Required work:
Go through the records below and copy out every line that contains the word "blockDim".

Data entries

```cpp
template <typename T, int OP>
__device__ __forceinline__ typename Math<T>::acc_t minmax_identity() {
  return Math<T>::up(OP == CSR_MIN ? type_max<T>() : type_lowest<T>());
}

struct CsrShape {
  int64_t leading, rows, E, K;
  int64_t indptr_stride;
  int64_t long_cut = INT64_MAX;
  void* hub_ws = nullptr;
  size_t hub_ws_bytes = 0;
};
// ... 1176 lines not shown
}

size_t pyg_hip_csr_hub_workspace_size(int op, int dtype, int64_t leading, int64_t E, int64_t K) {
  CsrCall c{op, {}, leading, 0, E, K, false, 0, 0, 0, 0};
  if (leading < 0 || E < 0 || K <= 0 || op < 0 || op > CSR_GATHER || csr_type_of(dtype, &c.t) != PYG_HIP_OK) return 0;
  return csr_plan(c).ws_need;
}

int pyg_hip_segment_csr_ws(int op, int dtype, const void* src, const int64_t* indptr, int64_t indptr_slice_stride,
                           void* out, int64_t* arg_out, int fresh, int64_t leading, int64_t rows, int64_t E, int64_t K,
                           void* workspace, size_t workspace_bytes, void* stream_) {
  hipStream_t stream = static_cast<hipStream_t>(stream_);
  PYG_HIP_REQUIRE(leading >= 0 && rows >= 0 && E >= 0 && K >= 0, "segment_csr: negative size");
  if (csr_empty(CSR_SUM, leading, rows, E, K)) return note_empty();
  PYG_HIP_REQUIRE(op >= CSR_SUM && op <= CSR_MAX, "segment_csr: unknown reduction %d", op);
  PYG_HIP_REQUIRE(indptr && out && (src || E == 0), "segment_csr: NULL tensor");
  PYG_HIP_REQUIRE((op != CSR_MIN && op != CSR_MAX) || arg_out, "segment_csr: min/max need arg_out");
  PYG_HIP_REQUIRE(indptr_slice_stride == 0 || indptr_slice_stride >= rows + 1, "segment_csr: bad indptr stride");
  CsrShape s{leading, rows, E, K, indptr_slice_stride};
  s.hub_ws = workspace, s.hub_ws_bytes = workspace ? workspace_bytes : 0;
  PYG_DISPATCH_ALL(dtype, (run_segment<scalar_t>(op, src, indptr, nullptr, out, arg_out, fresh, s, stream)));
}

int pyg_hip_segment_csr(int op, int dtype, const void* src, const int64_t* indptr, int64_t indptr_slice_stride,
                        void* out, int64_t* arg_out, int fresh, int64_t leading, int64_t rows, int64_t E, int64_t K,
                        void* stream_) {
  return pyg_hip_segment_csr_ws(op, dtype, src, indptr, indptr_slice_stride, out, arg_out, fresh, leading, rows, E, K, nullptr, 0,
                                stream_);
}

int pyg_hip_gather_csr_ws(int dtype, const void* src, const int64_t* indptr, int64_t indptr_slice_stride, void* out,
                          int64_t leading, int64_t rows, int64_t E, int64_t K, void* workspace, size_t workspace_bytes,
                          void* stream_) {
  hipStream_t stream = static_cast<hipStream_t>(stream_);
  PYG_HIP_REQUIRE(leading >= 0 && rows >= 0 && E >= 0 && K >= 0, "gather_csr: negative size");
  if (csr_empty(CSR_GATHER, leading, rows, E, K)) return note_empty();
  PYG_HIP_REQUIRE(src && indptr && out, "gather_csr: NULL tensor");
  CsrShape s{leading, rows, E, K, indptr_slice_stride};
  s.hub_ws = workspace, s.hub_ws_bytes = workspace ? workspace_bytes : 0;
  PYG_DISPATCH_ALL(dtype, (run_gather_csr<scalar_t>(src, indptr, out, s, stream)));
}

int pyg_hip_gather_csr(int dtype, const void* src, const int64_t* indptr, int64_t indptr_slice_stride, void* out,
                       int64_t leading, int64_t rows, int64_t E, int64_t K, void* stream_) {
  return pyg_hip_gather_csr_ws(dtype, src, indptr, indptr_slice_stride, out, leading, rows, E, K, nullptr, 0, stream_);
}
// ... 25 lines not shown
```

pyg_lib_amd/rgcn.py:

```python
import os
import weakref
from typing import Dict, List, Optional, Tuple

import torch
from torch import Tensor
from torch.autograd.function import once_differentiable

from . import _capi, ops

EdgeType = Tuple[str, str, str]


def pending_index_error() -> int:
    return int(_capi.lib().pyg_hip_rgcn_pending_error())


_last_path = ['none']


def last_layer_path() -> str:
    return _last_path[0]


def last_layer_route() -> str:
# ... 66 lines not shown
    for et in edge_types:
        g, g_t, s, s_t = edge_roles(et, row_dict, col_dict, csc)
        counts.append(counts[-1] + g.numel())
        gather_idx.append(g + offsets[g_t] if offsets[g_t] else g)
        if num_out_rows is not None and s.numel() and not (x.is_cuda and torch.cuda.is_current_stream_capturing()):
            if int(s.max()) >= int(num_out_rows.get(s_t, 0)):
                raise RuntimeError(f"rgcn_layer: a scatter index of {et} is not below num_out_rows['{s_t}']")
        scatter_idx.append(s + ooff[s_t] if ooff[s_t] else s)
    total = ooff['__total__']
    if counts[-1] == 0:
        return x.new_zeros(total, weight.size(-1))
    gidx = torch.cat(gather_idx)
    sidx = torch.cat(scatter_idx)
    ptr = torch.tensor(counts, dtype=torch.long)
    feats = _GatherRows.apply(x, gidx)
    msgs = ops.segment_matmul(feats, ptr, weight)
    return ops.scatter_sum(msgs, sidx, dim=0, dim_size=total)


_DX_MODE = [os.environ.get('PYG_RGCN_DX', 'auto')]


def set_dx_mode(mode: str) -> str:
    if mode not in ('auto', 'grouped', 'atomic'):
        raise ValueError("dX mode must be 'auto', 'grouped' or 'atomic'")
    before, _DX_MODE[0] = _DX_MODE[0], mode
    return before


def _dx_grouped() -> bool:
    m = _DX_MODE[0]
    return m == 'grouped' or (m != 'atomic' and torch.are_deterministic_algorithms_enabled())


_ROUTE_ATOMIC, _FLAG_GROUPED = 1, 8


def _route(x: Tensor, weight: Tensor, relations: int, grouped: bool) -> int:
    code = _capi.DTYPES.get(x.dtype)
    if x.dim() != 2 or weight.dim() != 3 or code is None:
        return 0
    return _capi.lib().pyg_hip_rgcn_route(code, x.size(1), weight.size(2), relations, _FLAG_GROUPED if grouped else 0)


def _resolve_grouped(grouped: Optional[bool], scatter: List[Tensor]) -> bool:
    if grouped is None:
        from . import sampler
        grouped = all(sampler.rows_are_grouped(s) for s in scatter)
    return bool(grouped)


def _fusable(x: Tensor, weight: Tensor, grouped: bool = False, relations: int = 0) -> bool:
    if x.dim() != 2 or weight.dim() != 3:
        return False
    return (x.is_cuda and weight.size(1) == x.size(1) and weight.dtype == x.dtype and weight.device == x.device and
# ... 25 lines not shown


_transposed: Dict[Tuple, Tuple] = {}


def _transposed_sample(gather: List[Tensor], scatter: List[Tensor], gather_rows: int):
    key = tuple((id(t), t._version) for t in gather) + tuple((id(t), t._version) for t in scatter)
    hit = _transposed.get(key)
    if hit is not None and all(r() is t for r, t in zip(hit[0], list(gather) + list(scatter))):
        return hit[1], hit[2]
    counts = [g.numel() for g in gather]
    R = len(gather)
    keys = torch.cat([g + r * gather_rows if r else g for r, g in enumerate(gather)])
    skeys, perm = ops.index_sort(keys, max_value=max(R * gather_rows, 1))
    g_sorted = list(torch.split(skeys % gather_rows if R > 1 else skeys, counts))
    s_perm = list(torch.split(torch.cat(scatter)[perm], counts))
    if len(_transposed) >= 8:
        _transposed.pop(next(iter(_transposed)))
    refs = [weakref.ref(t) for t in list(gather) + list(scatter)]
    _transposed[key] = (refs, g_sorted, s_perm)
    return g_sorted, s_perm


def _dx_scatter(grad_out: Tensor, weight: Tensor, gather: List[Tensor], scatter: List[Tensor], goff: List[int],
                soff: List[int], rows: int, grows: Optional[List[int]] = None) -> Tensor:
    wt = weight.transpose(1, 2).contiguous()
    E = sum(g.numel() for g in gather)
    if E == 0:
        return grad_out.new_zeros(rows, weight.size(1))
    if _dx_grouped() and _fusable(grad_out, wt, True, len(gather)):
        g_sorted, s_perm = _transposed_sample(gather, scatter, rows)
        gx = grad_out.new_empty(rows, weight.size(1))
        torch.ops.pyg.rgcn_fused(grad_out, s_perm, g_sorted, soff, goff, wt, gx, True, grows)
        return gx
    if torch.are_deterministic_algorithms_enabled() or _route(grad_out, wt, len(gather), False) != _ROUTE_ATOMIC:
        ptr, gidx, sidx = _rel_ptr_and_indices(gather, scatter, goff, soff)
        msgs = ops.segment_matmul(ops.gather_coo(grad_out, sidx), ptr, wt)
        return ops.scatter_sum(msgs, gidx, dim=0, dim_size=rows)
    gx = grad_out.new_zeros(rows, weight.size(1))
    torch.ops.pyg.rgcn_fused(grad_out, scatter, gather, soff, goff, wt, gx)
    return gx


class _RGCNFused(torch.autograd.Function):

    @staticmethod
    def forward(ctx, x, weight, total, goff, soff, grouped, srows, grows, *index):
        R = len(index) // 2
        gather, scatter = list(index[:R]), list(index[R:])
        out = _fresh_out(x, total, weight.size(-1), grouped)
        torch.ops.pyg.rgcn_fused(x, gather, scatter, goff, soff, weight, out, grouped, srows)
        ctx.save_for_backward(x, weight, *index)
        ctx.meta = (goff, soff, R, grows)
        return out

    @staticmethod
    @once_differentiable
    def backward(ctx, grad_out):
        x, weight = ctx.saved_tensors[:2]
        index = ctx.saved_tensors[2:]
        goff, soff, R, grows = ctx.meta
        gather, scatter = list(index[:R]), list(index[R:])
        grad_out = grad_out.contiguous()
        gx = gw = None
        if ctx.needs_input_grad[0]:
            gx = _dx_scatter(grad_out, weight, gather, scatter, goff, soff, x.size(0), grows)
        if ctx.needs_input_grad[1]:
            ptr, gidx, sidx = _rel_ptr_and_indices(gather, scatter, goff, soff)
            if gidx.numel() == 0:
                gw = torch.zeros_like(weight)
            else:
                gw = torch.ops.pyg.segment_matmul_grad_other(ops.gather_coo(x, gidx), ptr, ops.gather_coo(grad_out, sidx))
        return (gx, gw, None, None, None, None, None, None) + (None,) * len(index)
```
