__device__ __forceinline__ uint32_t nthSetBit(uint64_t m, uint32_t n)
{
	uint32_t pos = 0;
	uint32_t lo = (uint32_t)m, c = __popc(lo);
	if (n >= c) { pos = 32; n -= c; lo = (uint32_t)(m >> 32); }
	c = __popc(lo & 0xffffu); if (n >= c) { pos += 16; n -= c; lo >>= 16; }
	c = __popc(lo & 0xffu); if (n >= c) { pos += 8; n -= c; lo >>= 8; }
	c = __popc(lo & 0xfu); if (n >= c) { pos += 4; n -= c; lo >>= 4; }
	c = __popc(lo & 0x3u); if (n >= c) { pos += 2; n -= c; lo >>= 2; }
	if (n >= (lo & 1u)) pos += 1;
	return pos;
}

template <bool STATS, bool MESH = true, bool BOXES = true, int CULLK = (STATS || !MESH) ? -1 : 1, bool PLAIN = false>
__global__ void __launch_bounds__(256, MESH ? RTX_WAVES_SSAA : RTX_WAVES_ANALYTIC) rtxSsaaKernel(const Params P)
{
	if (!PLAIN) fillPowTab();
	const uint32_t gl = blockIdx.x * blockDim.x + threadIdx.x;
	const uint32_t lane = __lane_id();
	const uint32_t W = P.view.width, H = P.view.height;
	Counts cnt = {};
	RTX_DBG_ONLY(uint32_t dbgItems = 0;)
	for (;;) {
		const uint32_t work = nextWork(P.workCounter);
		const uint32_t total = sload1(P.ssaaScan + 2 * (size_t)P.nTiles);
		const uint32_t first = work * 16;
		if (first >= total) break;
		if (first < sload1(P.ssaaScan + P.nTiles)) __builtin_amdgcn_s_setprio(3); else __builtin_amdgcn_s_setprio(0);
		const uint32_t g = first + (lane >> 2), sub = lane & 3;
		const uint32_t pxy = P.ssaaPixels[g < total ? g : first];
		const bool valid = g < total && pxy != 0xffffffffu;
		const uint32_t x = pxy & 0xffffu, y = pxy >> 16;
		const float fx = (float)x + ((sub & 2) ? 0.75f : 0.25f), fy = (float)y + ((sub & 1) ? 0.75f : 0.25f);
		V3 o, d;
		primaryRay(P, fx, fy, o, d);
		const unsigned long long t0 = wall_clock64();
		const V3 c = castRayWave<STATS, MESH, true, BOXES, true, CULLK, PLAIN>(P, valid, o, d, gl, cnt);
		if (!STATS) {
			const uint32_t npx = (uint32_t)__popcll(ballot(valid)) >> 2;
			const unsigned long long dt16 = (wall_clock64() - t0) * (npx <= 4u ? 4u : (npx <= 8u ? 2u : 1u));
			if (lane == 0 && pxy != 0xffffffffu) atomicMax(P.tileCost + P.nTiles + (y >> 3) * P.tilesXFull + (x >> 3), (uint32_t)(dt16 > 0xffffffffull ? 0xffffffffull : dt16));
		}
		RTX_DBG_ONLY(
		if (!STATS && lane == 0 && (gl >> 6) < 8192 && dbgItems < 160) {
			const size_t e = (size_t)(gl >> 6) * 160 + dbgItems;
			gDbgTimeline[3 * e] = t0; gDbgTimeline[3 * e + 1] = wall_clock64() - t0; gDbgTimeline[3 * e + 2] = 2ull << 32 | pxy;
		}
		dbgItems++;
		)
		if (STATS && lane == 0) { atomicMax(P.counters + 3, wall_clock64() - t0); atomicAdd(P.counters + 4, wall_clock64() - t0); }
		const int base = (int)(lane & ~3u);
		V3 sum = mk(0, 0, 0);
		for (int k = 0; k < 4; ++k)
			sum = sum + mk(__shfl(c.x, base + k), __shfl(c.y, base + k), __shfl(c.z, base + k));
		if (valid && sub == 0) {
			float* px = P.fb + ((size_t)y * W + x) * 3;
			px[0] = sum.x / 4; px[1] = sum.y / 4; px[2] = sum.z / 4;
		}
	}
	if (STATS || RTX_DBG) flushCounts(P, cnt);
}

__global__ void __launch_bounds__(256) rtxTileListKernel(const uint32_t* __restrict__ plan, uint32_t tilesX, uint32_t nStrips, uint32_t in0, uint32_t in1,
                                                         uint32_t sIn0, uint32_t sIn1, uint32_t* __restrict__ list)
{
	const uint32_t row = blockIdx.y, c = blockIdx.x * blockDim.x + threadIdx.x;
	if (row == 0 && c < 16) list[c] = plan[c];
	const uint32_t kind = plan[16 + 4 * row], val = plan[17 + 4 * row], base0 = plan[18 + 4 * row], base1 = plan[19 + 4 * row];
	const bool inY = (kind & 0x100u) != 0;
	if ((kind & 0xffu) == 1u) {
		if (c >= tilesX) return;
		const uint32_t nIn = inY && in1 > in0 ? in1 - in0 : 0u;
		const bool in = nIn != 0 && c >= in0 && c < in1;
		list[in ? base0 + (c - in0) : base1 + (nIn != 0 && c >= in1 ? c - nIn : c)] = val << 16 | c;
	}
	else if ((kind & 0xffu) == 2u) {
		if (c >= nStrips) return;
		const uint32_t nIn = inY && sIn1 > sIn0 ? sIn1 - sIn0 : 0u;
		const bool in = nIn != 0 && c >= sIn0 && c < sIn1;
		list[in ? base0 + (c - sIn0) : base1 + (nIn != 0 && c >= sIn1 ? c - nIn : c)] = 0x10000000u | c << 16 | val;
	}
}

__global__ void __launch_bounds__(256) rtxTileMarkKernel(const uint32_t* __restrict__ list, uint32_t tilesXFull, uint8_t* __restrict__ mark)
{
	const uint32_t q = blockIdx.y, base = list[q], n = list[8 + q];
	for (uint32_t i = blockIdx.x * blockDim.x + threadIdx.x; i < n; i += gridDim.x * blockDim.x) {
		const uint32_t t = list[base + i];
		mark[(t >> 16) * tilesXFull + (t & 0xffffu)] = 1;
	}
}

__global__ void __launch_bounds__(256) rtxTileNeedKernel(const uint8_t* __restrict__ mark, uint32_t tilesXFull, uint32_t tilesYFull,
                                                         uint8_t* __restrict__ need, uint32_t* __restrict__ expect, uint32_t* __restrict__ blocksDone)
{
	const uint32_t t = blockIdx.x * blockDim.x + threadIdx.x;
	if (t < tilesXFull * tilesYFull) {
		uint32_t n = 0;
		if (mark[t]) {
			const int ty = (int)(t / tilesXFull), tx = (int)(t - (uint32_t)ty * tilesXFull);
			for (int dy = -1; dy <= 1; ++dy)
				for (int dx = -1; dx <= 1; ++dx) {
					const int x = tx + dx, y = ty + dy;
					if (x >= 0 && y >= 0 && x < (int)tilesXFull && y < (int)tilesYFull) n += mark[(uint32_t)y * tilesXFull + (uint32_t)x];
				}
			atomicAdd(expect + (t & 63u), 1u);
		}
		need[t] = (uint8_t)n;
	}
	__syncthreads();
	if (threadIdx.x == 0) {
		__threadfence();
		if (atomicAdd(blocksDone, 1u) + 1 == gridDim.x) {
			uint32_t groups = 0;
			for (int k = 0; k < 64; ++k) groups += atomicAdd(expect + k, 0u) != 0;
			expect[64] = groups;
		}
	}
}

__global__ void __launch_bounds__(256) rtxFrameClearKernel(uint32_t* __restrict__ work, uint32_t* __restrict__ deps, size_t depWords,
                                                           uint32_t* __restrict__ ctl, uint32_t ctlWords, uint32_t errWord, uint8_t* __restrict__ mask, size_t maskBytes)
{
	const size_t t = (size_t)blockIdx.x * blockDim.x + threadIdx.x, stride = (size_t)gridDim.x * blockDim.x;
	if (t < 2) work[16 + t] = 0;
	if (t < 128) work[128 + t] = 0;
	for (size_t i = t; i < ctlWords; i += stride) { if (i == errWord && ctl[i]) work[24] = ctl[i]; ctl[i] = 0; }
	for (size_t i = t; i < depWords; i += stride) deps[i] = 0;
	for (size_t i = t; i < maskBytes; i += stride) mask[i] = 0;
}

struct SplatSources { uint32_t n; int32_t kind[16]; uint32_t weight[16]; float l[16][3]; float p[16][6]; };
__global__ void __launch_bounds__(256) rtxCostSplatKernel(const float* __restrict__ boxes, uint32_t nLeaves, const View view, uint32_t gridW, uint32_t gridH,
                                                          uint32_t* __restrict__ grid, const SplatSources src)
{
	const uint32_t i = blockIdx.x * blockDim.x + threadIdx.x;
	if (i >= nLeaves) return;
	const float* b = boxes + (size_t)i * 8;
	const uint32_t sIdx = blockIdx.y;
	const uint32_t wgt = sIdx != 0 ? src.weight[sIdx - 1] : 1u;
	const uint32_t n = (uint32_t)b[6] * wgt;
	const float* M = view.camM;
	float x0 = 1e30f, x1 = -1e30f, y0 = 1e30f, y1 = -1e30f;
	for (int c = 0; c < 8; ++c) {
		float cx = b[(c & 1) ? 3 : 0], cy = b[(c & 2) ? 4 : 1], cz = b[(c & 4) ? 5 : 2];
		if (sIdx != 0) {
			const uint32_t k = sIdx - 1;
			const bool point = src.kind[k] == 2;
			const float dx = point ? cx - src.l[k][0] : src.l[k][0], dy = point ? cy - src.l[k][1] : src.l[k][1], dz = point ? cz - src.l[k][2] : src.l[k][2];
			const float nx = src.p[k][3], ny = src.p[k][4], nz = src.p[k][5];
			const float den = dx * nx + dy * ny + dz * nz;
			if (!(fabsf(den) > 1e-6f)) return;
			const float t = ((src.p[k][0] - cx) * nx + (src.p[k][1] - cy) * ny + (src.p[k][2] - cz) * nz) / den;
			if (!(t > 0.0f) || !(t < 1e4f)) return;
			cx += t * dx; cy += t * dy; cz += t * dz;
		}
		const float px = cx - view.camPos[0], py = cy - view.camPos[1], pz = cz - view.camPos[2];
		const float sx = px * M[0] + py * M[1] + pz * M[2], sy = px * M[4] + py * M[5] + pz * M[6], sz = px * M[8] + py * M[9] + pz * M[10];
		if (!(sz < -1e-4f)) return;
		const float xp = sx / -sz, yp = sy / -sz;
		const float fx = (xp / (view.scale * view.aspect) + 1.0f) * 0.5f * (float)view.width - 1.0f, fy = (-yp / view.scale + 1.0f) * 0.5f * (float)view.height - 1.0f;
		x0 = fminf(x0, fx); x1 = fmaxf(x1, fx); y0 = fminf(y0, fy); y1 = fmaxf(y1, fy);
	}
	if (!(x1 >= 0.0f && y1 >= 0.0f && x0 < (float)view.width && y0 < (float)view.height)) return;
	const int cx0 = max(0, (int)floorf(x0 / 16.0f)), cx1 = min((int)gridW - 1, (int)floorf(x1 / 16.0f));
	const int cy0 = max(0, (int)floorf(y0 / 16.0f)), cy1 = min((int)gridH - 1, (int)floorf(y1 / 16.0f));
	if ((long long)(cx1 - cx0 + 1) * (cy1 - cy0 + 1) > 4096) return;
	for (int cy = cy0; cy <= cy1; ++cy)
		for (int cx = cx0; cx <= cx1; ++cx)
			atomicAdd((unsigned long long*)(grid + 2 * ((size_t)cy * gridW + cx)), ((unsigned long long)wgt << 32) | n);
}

Worked solution:
	const uint32_t gl = blockIdx.x * blockDim.x + threadIdx.x;
	const uint32_t row = blockIdx.y, c = blockIdx.x * blockDim.x + threadIdx.x;
	for (uint32_t i = blockIdx.x * blockDim.x + threadIdx.x; i < n; i += gridDim.x * blockDim.x) {
	const uint32_t t = blockIdx.x * blockDim.x + threadIdx.x;
	const size_t t = (size_t)blockIdx.x * blockDim.x + threadIdx.x, stride = (size_t)gridDim.x * blockDim.x;
	const uint32_t i = blockIdx.x * blockDim.x + threadIdx.x;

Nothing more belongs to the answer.